Ryan Howard tearing his Achilles’ in the final at-bat of the game would serve as a most ominous sign. The greatest run in Fightin’ Phils history was over. We just didn’t know it at the time.

So when asked what it means to be a Phillies fan, I most often go back to that victory parade. Halloween 2008. Coming into Philly to a seemingly endless sea of red. Horns blaring, people smiling, seeing a man dressed as Uncle Sam pop a champagne cork that would hit a police officer in the head, only to watch the officer just turn around and smile.

No wrong could be done in the city of Philadelphia that day. NOTHING could ruin this moment. I wasn’t alive in 1980. So this was the only opportunity I’ve had in my life to see our Fightins win it all.

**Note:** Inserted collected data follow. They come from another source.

# chonlei/neural-ode-ion-channels

Hardware: AMD Instinct MI355X
Metric: trajectories/sec (sinewave protocol, 100k steps) (higher is better)
Workload: dtype f64

## Files before the change

include/ionode.h:

```cpp
#ifndef IONODE_H
#define IONODE_H

#include <stddef.h>
#include <stdint.h>

#ifdef __cplusplus
extern "C" {
#endif

#define IONODE_ABI_VERSION 10

#define IONODE_MODEL_HH2 0
#define IONODE_MODEL_MARKOV6 1
#define IONODE_MODEL_NNF 2
#define IONODE_MODEL_NND 3

#define IONODE_STATUS_OK 0
#define IONODE_STATUS_DT_UNDERFLOW 1
#define IONODE_STATUS_NONFINITE 2
#define IONODE_STATUS_MAX_STEPS 3

#define IONODE_OK 0
#define IONODE_ERR_ARG (-1)
#define IONODE_ERR_UNSUPPORTED (-2)
// ... 22 lines not shown
  double *step_log;
  int64_t step_log_cap;
  double t_eval_t0_hint;
  double t_eval_dt_hint;
  int64_t max_total_steps;
  double *ckpt;
  int32_t ckpt_cap;
  int32_t t_eval_exact;
  const double *sse_ref;
  double *sse_out;
  double max_step;
  const double *v_at_outputs;
  int64_t mlp_image_stride;
  int32_t traj_per_image;
  const int32_t *launch_order;
} ionode_desc;

#define IONODE_DEFAULT_MAX_TOTAL_STEPS 1000000

size_t ionode_mlp_packed_floats(int32_t mlp_layers, int32_t mlp_width);

int ionode_mlp_pack(const float *state_dict_flat, int32_t mlp_layers, int32_t mlp_width, float *packed);

int ionode_dopri5(const ionode_desc *d, const float *mlp_packed, const double *params, const double *prot_v,
                  const double *prot_t, const int32_t *prot_of_traj, const void *y0, const double *t_eval,
                  void *y_out, double *i_out, int32_t *status, int64_t *stats, void *stream);

int ionode_dense_defer_plan(const ionode_desc *d, int32_t want_current, int64_t out[2]);
int ionode_dense_tail_plan(const ionode_desc *d, int32_t want_current, int64_t out[2]);
int ionode_dopri5_deferred(const ionode_desc *d, const float *mlp_packed, const double *params, const double *prot_v,
                           const double *prot_t, const int32_t *prot_of_traj, const void *y0, const double *t_eval,
                           void *y_out, double *i_out, int32_t *status, int64_t *stats, void *stream, void *workspace,
                           int64_t workspace_bytes);

int ionode_protocol_at_outputs(const ionode_desc *d, const double *prot_v, const double *prot_t, const double *t_eval,
                               double *v_out, void *stream);

int ionode_launch_geometry(const ionode_desc *d, int32_t out[4]);

const char *ionode_kernel_name(const ionode_desc *d);

const char *ionode_last_kernel_name(void);

int32_t ionode_lane_wise_from(int32_t model, int32_t mlp_width);

const char *ionode_last_error(void);
int32_t ionode_abi_version(void);


size_t ionode_grad_image_floats(int32_t mlp_layers, int32_t mlp_width);
int ionode_grad_pack(const float *state_dict_flat, int32_t mlp_layers, int32_t mlp_width, float *image);

size_t ionode_grad_record_floats(int32_t mlp_layers, int32_t mlp_width);

int ionode_dopri5_backward(const ionode_desc *d, int32_t it_begin, int32_t it_end, int32_t n_iter, const float *grad_image,
                           const double *params, const double *prot_v, const double *prot_t, const int32_t *prot_of_traj,
                           const double *t_eval, const int32_t *n_accepted, const void *grad_y, double *state,
                           float *records, double *grad_params, double *grad_y0, void *stream);

int ionode_dopri5_backward_sse(const ionode_desc *d, int32_t it_begin, int32_t it_end, int32_t n_iter, const double *params,
                               const double *prot_v, const double *prot_t, const int32_t *prot_of_traj, const double *t_eval,
                               const int32_t *n_accepted, const double *grad_sse, double *state, double *grad_params,
                               double *grad_y0, void *stream);

size_t ionode_grad_packet_doubles(void);
int ionode_dopri5_backward_recompute(const ionode_desc *d, int32_t it_begin, int32_t it_end, int32_t n_iter, const float *grad_image,
// ... 50 lines not shown
```

neural-ode-ion-channels_amd/batched.py:

```python
from dataclasses import dataclass
from typing import Optional

import numpy as np
import torch

from . import capi

_packed_cache = {}
_dev_cache = {}


def _dev(device=None):
    if not torch.cuda.is_available():
        raise capi.IonodeError("no HIP device visible: the integrator has no CPU fallback")
    if device is None:
        return torch.device("cuda", torch.cuda.current_device())
    return torch.device(device)


def _to(x, dtype, dev, key=None):
    if x is None:
        return None
    ck = (key, dtype, str(dev)) if key is not None else None
    if ck is not None and ck in _dev_cache:
# ... 26 lines not shown
        _packed_cache[ck] = img
    return img


@dataclass
class Solution:
    y: torch.Tensor
    i: Optional[torch.Tensor]
    status: torch.Tensor
    stats: Optional[torch.Tensor]
    kernel: str
    sse: Optional[torch.Tensor] = None
    order: Optional[torch.Tensor] = None

    def to_original(self, x):
        if self.order is None:
            return x
        out = torch.empty_like(x)
        out.index_copy_(0, self.order, x)
        return out

    def raise_on_failure(self):
        st = self.status.cpu().numpy()
        bad = np.nonzero(st)[0]
        if bad.size:
            b = int(bad[0])
            raise AssertionError(f"{capi.STATUS_TEXT[int(st[b])]} (trajectory {b}; {bad.size} of {st.size} failed)")


def solve(model, params, prot_v, y0, t_eval, *, weights=None, mlp_layers=0, mlp_width=0, weights_key=None,
          prot_t=None, prot_t0=0.0, prot_dt=1.0, prot_of_traj=None, state_dtype=None, rtol=1e-7, atol=1e-9,
          v_oob=-80.0, max_steps=0, max_total_steps=0, max_step=0.0, current=False, obs_g=1.0, obs_e=-86.0, obs_open_state_only=False,
          tile_waves=0, device=None, step_log=None, t_eval_hint="auto", prot_key=None, t_eval_key=None, sse_ref=None,
          states=True, order=None, traj_per_image=0, launch_order="auto") -> Solution:
    dev = _dev(device)
    t_eval_exact = None
    params_t = _to(params, torch.float64, dev)
    if params_t.dim() == 1:
        params_t = params_t[None, :].contiguous()
    B = params_t.shape[0]
    prot_v_t = _to(prot_v, torch.float64, dev, key=None if prot_key is None else (prot_key, "v"))
    if prot_v_t.dim() == 1:
        prot_v_t = prot_v_t[None, :].contiguous()
    if state_dtype is None:
        state_dtype = y0.dtype if isinstance(y0, torch.Tensor) and y0.dtype in (torch.float32, torch.float64) else torch.float64
    y0_t = _to(y0, state_dtype, dev)
    if y0_t.dim() == 1:
        y0_t = y0_t[None, :]
    if y0_t.shape[0] != B:
        y0_t = y0_t.expand(B, y0_t.shape[1])
    y0_t = y0_t.contiguous()
    pot_t = _to(prot_of_traj, torch.int32, dev)
    order_t = None
    if isinstance(order, str):
        if order != "pilot":
            raise capi.IonodeError("order: a permutation, None or 'pilot'")
        from . import schedule
        te_h = t_eval.detach().cpu().numpy() if isinstance(t_eval, torch.Tensor) else np.asarray(t_eval)
        order = schedule.lpt_order(schedule.pilot_cost(params_t[:, :8], prot_v_t, float(te_h[0]), float(te_h[-1]), prot_t0=prot_t0,
                                                       prot_dt=prot_dt, prot_t=prot_t, prot_of_traj=pot_t, rtol=rtol, atol=atol,
                                                       v_oob=v_oob, device=dev))
    if order is not None:
        order_t = _to(order, torch.int64, dev)
        if order_t.shape != (B,) or int(order_t.min()) < 0 or int(order_t.max()) >= B or \
                not bool(torch.bincount(order_t, minlength=B).eq(1).all()):
            raise capi.IonodeError(f"order must be a permutation of range({B})")
        params_t = params_t.index_select(0, order_t)
# ... 1 lines not shown
        pot_t = (order_t % prot_v_t.shape[0]).to(torch.int32) if pot_t is None else pot_t.index_select(0, order_t)
    if isinstance(t_eval_hint, str) and t_eval_hint == "auto" and not (isinstance(t_eval, torch.Tensor) and t_eval.is_cuda):
        te = t_eval.detach().double().numpy() if isinstance(t_eval, torch.Tensor) else np.asarray(t_eval, dtype=np.float64)
        t_eval_hint = None
        if te.size > 1:
            dth = (te[-1] - te[0]) / (te.size - 1)
            if dth > 0 and np.max(np.abs(te - (te[0] + np.arange(te.size) * dth))) <= 0.5 * dth:
                t_eval_hint = (float(te[0]), float(dth))
                t_eval_exact = bool(np.array_equal(te, te[0] + np.arange(te.size, dtype=np.float64) * dth))
    t_eval_t = _to(t_eval, torch.float64, dev, key=t_eval_key)
    packed = None
    if model in (capi.MODEL_NNF, capi.MODEL_NND):
        if weights is None:
            raise capi.IonodeError("NN models need `weights` (flat fp32 state dict)")
        packed = packed_weights(weights, mlp_layers, mlp_width, dev, key=weights_key)
    if launch_order is not None and not isinstance(launch_order, str):
        if order is not None or traj_per_image:
            raise capi.IonodeError("launch_order cannot be combined with order / traj_per_image")
        lo = _to(launch_order, torch.int64, dev)
        if lo.shape != (B,) or int(lo.min()) < 0 or int(lo.max()) >= B or not bool(torch.bincount(lo, minlength=B).eq(1).all()):
            raise capi.IonodeError(f"launch_order must be a permutation of range({B})")
        launch_order = lo.to(torch.int32).contiguous()
    elif order is not None or traj_per_image:
        launch_order = None
    if traj_per_image and order is not None:
        raise capi.IonodeError("traj_per_image ties trajectories to weight sets by position: it cannot be combined with order")
    r = capi.dopri5(model, params_t, prot_v_t, y0_t, t_eval_t, mlp_packed=packed, traj_per_image=traj_per_image, mlp_layers=mlp_layers,
                    mlp_width=mlp_width, prot_t=_to(prot_t, torch.float64, dev, key=None if prot_key is None else (prot_key, "t")),
                    prot_t0=prot_t0, prot_dt=prot_dt,
                    prot_of_traj=pot_t, rtol=rtol, atol=atol, v_oob=v_oob,
                    max_steps=max_steps, max_total_steps=max_total_steps, max_step=max_step, current=current, obs_g=obs_g, obs_e=obs_e,
                    obs_open_state_only=obs_open_state_only, tile_waves=tile_waves, step_log=step_log,
                    t_eval_hint=t_eval_hint, t_eval_exact=t_eval_exact, sse_ref=_to(sse_ref, torch.float64, dev), states=states,
                    launch_order=launch_order)
    return Solution(y=r["y"], i=r["i"], status=r["status"], stats=r["stats"], kernel=r["kernel"], sse=r["sse"],
                    order=order_t)
```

What it means to be a Phillie fan is kind of the same as what it means to be an American. You don’t always come out on top. But that doesn’t mean that you don’t show up to work every day, bust your ass, get your hands dirty, give it your all and leave every drop of blood, sweat, and tears out on the field.

We don’t expect our Phillies to win all the time like most Yankee fans do, we are pessimistic in nature. But what we do expect is you to play your heart out, win at all costs and break your back trying even if you fall short.

We can be brutal. We’re known as the fans who booed Santa Claus. The fans so unruly that a magistrate was placed in the Vet to handle all the fines accrued and shenanigans that would occur at Phils and Eagles games that would start a backlog in Philadelphia courts.

We are a demanding bunch, but that is because we expect the same effort and work ethic out of our teams that we expect out of ourselves. We might boo the crap out of you one night, then give you a curtain call the next.

Our fans and teams seem to embody the city of Philly. The rest of the league might hate us, but we could care less, because man, do we love our teams.

So when asked what it means to be a Phillies fan, I usually say, if you’re a fan, “You have to live and die with this team. We expect nothing less.“, and if you’re lucky enough to don those red pinstripes, then you better give it 110%, day in and day out, because we’ll know if you’re half-assing it, and we’re not afraid to let you know it.

You have to a have a huge heart to make it in Philly, and you must have a strong stomach to watch. Because at the end of the day, to quote our beloved Harry Kalas, “We’ve got high hopes.